Now I am kicking myself for not buying one of those Bombleman CR2 tail caps as I saw a few old threads on those. That was really a very slick set up and after looking all night I have not found one available anywhere. I may ask around to some of the old timers however doubt any would part with one.....hint hint.


----------



## gurdygurds (Jul 24, 2015)

*Re: Arc-AAA GS - still a classic? Worth buying or should I be happy my E01?*

Well I'm close to pulling the trigger on an arc. On the website it looks like here are a few options, the CS, GS, and the snow led. Does anyone have a recommendation of which to get? I think I'm leaning towards GS or snow. Any help would be appreciated!


----------



## RI Chevy (Jul 24, 2015)

*Re: Arc-AAA GS - still a classic? Worth buying or should I be happy my E01?*

I'd go with the most powerful one you can get. I have an older LE version. But it is the same as the more powerful version today. Just a rename for better organization. 
Still one of my favorite AAA lights of all time! Fit and finish is impeccable. May not be the brightest, but definitely durable and reliable.


----------



## gurdygurds (Jul 24, 2015)

*Re: Arc-AAA GS - still a classic? Worth buying or should I be happy my E01?*



RI Chevy said:


> I'd go with the most powerful one you can get. I have an older LE version. But it is the same as the more powerful version today. Just a rename for better organization.
> Still one of my favorite AAA lights of all time! Fit and finish is impeccable. May not be the brightest, but definitely durable and reliable.

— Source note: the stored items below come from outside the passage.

# wgurecky/bipymc

Hardware: AMD Instinct MI355X
Metric: chain-updates/sec (higher is better)
Workload: dtype f64

## Files before the change

### bipymc_amd/csrc/kernels.h

```cpp
#pragma once
#ifndef __HIPCC_RTC__
#include <hip/hip_runtime.h>
#include <stdint.h>
#endif

#include "philox.h"

#ifdef BPM_STAMPS
#define BPM_STAMP(i)                                                                          \
    do {                                                                                      \
        __builtin_amdgcn_sched_barrier(0);                                                    \
        unsigned long long _t;                                                                \
        asm volatile("s_memtime %0\n\ts_waitcnt lgkmcnt(0)" : "=s"(_t)::"memory");            \
        __builtin_amdgcn_sched_barrier(0);                                                    \
        bpm_stamp[i] = _t;                                                                    \
    } while (0)
#else
#define BPM_STAMP(i) do { } while (0)
#endif

#if defined(__HIP_DEVICE_COMPILE__) && !defined(__gfx942__) && !defined(__gfx950__)
#error "kernels.h: the ticket hand-overs rely on gfx942 / gfx950 memory behaviour (vmcnt counts stores; agent-scope atomics bypass the L2s): use __ATOMIC_RELEASE / __ATOMIC_ACQUIRE tickets on other targets"
#endif

// ... 459 lines not shown
        }
    }
}

template <int LPC, int DPL>
__device__ __forceinline__ void store_row_sys(double* row, int q, uint32_t ld, const double* v) {
#pragma unroll
    for (int u = 0; u < DPL / 2; ++u) {
        const uint32_t pi = (uint32_t)(q + u * LPC);
        if (2 * pi < ld) {
            __hip_atomic_store(row + 2 * pi, v[2 * u], __ATOMIC_RELAXED, __HIP_MEMORY_SCOPE_SYSTEM);
            __hip_atomic_store(row + 2 * pi + 1, v[2 * u + 1], __ATOMIC_RELAXED, __HIP_MEMORY_SCOPE_SYSTEM);
        }
    }
}

template <int LPC, int DPL>
__device__ __forceinline__ void store_row_stream(double* row, int q, uint32_t ld, const double* v) {
#pragma unroll
    for (int u = 0; u < DPL / 2; ++u) {
        const uint32_t pi = (uint32_t)(q + u * LPC);
        if (2 * pi < ld) {
            bpm_d2v t = {v[2 * u], v[2 * u + 1]};
            __builtin_nontemporal_store(t, reinterpret_cast<bpm_d2v*>(row) + pi);
        }
    }
}

__device__ __forceinline__ void box_muller_pair_f32(uint32_t w1, uint32_t w2, double& n0, double& n1) {
    const float u1 = ((float)w1 + 1.0f) * 2.3283064365386963e-10f;
    const float u2 = (float)w2 * 2.3283064365386963e-10f;
    const float r = __builtin_amdgcn_sqrtf(-2.0f * 0.6931471805599453f * __builtin_amdgcn_logf(u1));
    n0 = (double)(r * __builtin_amdgcn_cosf(u2));
    n1 = (double)(r * __builtin_amdgcn_sinf(u2));
}

template <int K>
__device__ __forceinline__ uint32_t quad_bcast(uint32_t v) {
    return (uint32_t)__builtin_amdgcn_update_dpp(0, (int)v, K * 0x55, 0xF, 0xF, false);
}

template <int LPC, int NPART_CT>
struct Partners {
    uint32_t r[NPART_CT > 0 ? NPART_CT : 1];
    const uint32_t* lds;
    __device__ __forceinline__ uint32_t get(int i) const { return NPART_CT > 0 ? r[i] : lds[i]; }
};
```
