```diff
@@ -524,10 +685,12 @@
 {
     lo = 0u;
     width = 0u;
-    const uint32_t w_lo = lower_bound_v(1 - bid_c, loc, scale, tab), w_hi = lower_bound_v(bid_c, loc, scale, tab);
+    uint32_t w_lo, w_hi;
+    win_bounds_v(bid_c, loc, scale, tab, w_lo, w_hi);
     if (!(w_lo < w_hi)) return;
-    const uint64_t a = offset_reaching(w_lo, law.m_click, t_click);
-    uint64_t b = offset_reaching(w_hi, law.m_click, t_click);
+    const double inv_m = 1.0 / (double)(law.m_click != 0u ? law.m_click : 1u);
+    const uint64_t a = offset_reaching(w_lo, law.m_click, inv_m, t_click);
+    uint64_t b = offset_reaching(w_hi, law.m_click, inv_m, t_click);
     b = b < 0xFFFFFFFFull ? b : 0xFFFFFFFFull;
     if (a < b) { lo = (uint32_t)a; width = (uint32_t)(b - a); }
 }
diff --git a/adcraft_amd/csrc/adc_shims.cpp b/adcraft_amd/csrc/adc_shims.cpp
--- a/adcraft_amd/csrc/adc_shims.cpp
+++ b/adcraft_amd/csrc/adc_shims.cpp
@@ -140,6 +140,43 @@
     }
     if (first_bad) *first_bad = first;
     if (ambiguous_words) *ambiguous_words = amb;
+    return bad;
+}
+
+ADC_EXPORT int64_t adc_check_win_intervals(int64_t n, const float *bid, const float *cost_loc, const float *cost_scale, const float *buyside_ctr,
+                                           const uint32_t *intervals4, int64_t *first_bad, int64_t *wide_keywords)
+{
+    if (n < 0 || !bid || !cost_loc || !cost_scale || !buyside_ctr) return -1;
+    const adc::LogTableEntry *table = host_log_table();
+    int64_t bad = 0, first = -1, wide = 0;
+    for (int64_t i = 0; i < n; ++i) {
+        const int32_t bid_c = (int32_t)adc::bid_to_cents(bid[i]);
+        const adc::AuctionLaw law = adc::make_auction_law(buyside_ctr[i]);
+        const uint64_t t_click = adc::bernoulli_threshold(buyside_ctr[i]);
+        const adc::WinIntervals x = adc::win_intervals_ref(bid_c, cost_loc[i], cost_scale[i], t_click, law, table);
+        int w = 0;
+        adc::WinIntervals y = adc::win_intervals(bid_c, cost_loc[i], cost_scale[i], t_click, law, table, &w);
+        wide += w != 0;
+        if (intervals4) {
+            const uint32_t *p = intervals4 + 4 * i;
+            y = adc::WinIntervals{p[0], p[1], p[2], p[3]};
+        }
+        if (x.c_lo != y.c_lo || x.c_w != y.c_w || x.n_lo != y.n_lo || x.n_w != y.n_w) { if (first < 0) first = i; ++bad; }
+    }
+    if (first_bad) *first_bad = first;
+    if (wide_keywords) *wide_keywords = wide;
+    return bad;
+}
+
+ADC_EXPORT int64_t adc_check_offset_reaching(int64_t n, const uint32_t *W, const uint32_t *m, const uint64_t *range, int64_t *first_bad)
+{
+    if (n < 0 || !W || !m || !range) return -1;
+    int64_t bad = 0, first = -1;
+    for (int64_t i = 0; i < n; ++i) {
+        const double inv_m = 1.0 / (double)(m[i] != 0u ? m[i] : 1u);
+        if (adc::offset_reaching(W[i], m[i], inv_m, range[i]) != adc::offset_reaching_ref(W[i], m[i], range[i])) { if (first < 0) first = i; ++bad; }
+    }
+    if (first_bad) *first_bad = first;
     return bad;
 }
 
diff --git a/adcraft_amd/csrc/parts/host_api.inc b/adcraft_amd/csrc/parts/host_api.inc
--- a/adcraft_amd/csrc/parts/host_api.inc
+++ b/adcraft_amd/csrc/parts/host_api.inc
@@ -1780,6 +1780,38 @@
     return done(ADC_OK);
 }
 
+ADC_EXPORT int adc_debug_win_intervals_device(int device_id, int64_t n, const float *bid, const float *cost_loc, const float *cost_scale,
+                                              const float *buyside_ctr, uint32_t *out4, int64_t *wide_keywords)
+{
+    if (n < 0 || n > (1 << 26)) return fail(ADC_EINVAL, "n out of range");
+    if (wide_keywords) *wide_keywords = 0;
+    if (n == 0) return ADC_OK;
+    if (!bid || !cost_loc || !cost_scale || !buyside_ctr || !out4) return fail(ADC_EINVAL, "NULL argument");
+    HIP_TRY(hipSetDevice(device_id));
+    float *d_in = nullptr;
+    uint32_t *d_out = nullptr;
+    auto done = [&](int code) {
+        if (d_in) (void)hipFree(d_in);
+        if (d_out) (void)hipFree(d_out);
+        return code;
+    };
+    const size_t m = (size_t)n;
+    if (hipMalloc((void **)&d_in, 4 * m * 4) != hipSuccess || hipMalloc((void **)&d_out, 4 * m * 4 + 8) != hipSuccess) return done(fail(ADC_ENOMEM, "hipMalloc failed"));
+    unsigned long long *d_wide = (unsigned long long *)(d_out + 4 * m);
+    if (hipMemset(d_wide, 0, 8) != hipSuccess) return done(fail(ADC_EHIP, "hipMemset failed"));
+    const float *src[4] = {bid, cost_loc, cost_scale, buyside_ctr};
+    for (int i = 0; i < 4; ++i)
+        if (hipMemcpy(d_in + i * m, src[i], m * 4, hipMemcpyHostToDevice) != hipSuccess) return done(fail(ADC_EHIP, "upload failed"));
+    hipLaunchKernelGGL(k_build_log_table, dim3((adc::kNormTableEntries + 256) / 256), dim3(256), 0, 0);
+    hipLaunchKernelGGL(k_debug_win_intervals, dim3((unsigned)((m + 255) / 256)), dim3(256), 0, 0, (int)n, d_in, d_in + m, d_in + 2 * m, d_in + 3 * m, d_out, d_wide);
+    if (hipGetLastError() != hipSuccess || hipDeviceSynchronize() != hipSuccess) return done(fail(ADC_EHIP, "k_debug_win_intervals failed"));
+    unsigned long long h_wide = 0;
+    if (hipMemcpy(out4, d_out, 4 * m * 4, hipMemcpyDeviceToHost) != hipSuccess || hipMemcpy(&h_wide, d_wide, 8, hipMemcpyDeviceToHost) != hipSuccess)
+        return done(fail(ADC_EHIP, "download failed"));
+    if (wide_keywords) *wide_keywords = (int64_t)h_wide;
+    return done(ADC_OK);
+}
+
 ADC_EXPORT int adc_debug_walk_stats(adc_engine *e, int64_t stats[4], int reset)
 {
     ENGINE_GUARD(e);
diff --git a/adcraft_amd/csrc/parts/kernel_sparse.inc b/adcraft_amd/csrc/parts/kernel_sparse.inc
--- a/adcraft_amd/csrc/parts/kernel_sparse.inc
+++ b/adcraft_amd/csrc/parts/kernel_sparse.inc
@@ -393,6 +393,19 @@
     o[4] = b.in.c_lo; o[5] = b.in.c_w; o[6] = b.in.n_lo; o[7] = b.in.n_w;
 }
 
+__global__ void k_debug_win_intervals(int n, const float *bid, const float *loc, const float *scale, const float *bctr, uint32_t *out4,
+                                      unsigned long long *wide)
+{
+    const int i = blockIdx.x * blockDim.x + threadIdx.x;
+    if (i >= n) return;
+    int w = 0;
+    const adc::WinIntervals r = adc::win_intervals(adc::bid_to_cents_i32(bid[i]), loc[i], scale[i], adc::bernoulli_threshold(bctr[i]),
+                                                   adc::make_auction_law(bctr[i]), g_log_table, &w);
+    uint32_t *o = out4 + 4 * (size_t)i;
+    o[0] = r.c_lo; o[1] = r.c_w; o[2] = r.n_lo; o[3] = r.n_w;
+    if (w != 0) atomicAdd(wide, 1ull);
+}
+
 __global__ void k_debug_philox(int n, const uint32_t *ctr4, const uint32_t *key2, uint32_t *out4)
 {
     const int i = blockIdx.x * blockDim.x + threadIdx.x;
diff --git a/include/adcraft_engine.h b/include/adcraft_engine.h
--- a/include/adcraft_engine.h
+++ b/include/adcraft_engine.h
@@ -311,6 +311,9 @@
 int adc_auction_word_brackets(float bid, float cost_loc, float cost_scale, float buyside_ctr, uint32_t *out8);
 int64_t adc_check_win_brackets(int64_t n, const float *bid, const float *cost_loc, const float *cost_scale, const float *buyside_ctr,
                                const uint32_t *brackets8, int64_t *first_bad, double *ambiguous_words);
+int64_t adc_check_win_intervals(int64_t n, const float *bid, const float *cost_loc, const float *cost_scale, const float *buyside_ctr,
+                                const uint32_t *intervals4, int64_t *first_bad, int64_t *wide_keywords);
+int64_t adc_check_offset_reaching(int64_t n, const uint32_t *W, const uint32_t *m, const uint64_t *range, int64_t *first_bad);
 int adc_sample_random_keyword(uint64_t key, uint32_t keyword, uint32_t serial, float *out8);
 int adc_explicit_curve_host(uint64_t key, uint32_t tick, int32_t keyword, int32_t n_samples, float impression_thresh, float a, float b,
                             const double *bid_grid, int32_t n_bids, double *ir_out, double *cpc_out, double *z_mid2_out);
@@ -340,6 +343,8 @@
 int adc_debug_direct_days(adc_engine *e, int64_t *env_days, int reset);
 int adc_debug_win_brackets_device(int device_id, int64_t n, const float *bid, const float *cost_loc, const float *cost_scale,
                                   const float *buyside_ctr, uint32_t *out8);
+int adc_debug_win_intervals_device(int device_id, int64_t n, const float *bid, const float *cost_loc, const float *cost_scale,
+                                   const float *buyside_ctr, uint32_t *out4, int64_t *wide_keywords);
 
 #ifdef __cplusplus
 }
```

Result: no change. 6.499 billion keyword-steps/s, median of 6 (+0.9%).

thanks for the input! Looks like GS is the brightest with CS and snow bring around 5-7 or so. I'm an E01 junky so I know the power of 10ish lumens and know I'll be fine with the output. I know technically the light is "outdated" but it's still the coolest looking like with a ton of history. AAA is fast becoming my favorite type of flashlight to use and I can't wait to get my hands on one of these knurly little things.


----------



## RI Chevy (Jul 24, 2015)

*Re: Arc-AAA GS - still a classic? Worth buying or should I be happy my E01?*

I think it is also one of the most well-built and durable lights as well. Photos when you get it please. I am interested to see what a new light looks like.


----------



## nbp (Jul 24, 2015)

*Re: Arc-AAA GS - still a classic? Worth buying or should I be happy my E01?*

GS will be the brightest. Snow is the whitest tint, as GS can be kinda purpley.


----------



## ForrestChump (Jul 24, 2015)

*Re: Arc-AAA GS - still a classic? Worth buying or should I be happy my E01?*

No......


----------



## BriteLite2 (Jul 24, 2015)

*Re: Arc-AAA GS - still a classic? Worth buying or should I be happy my E01?*

I have debated getting an arc also. a titanium to boot. but this is not the ARC of long go. I truly would be afraid to send this company any money as they are not the original arc , i honestly dont know who is running Arc now . can anyone chime in here as of recently and say that they received a light in good working order and of the same quality in the last two months?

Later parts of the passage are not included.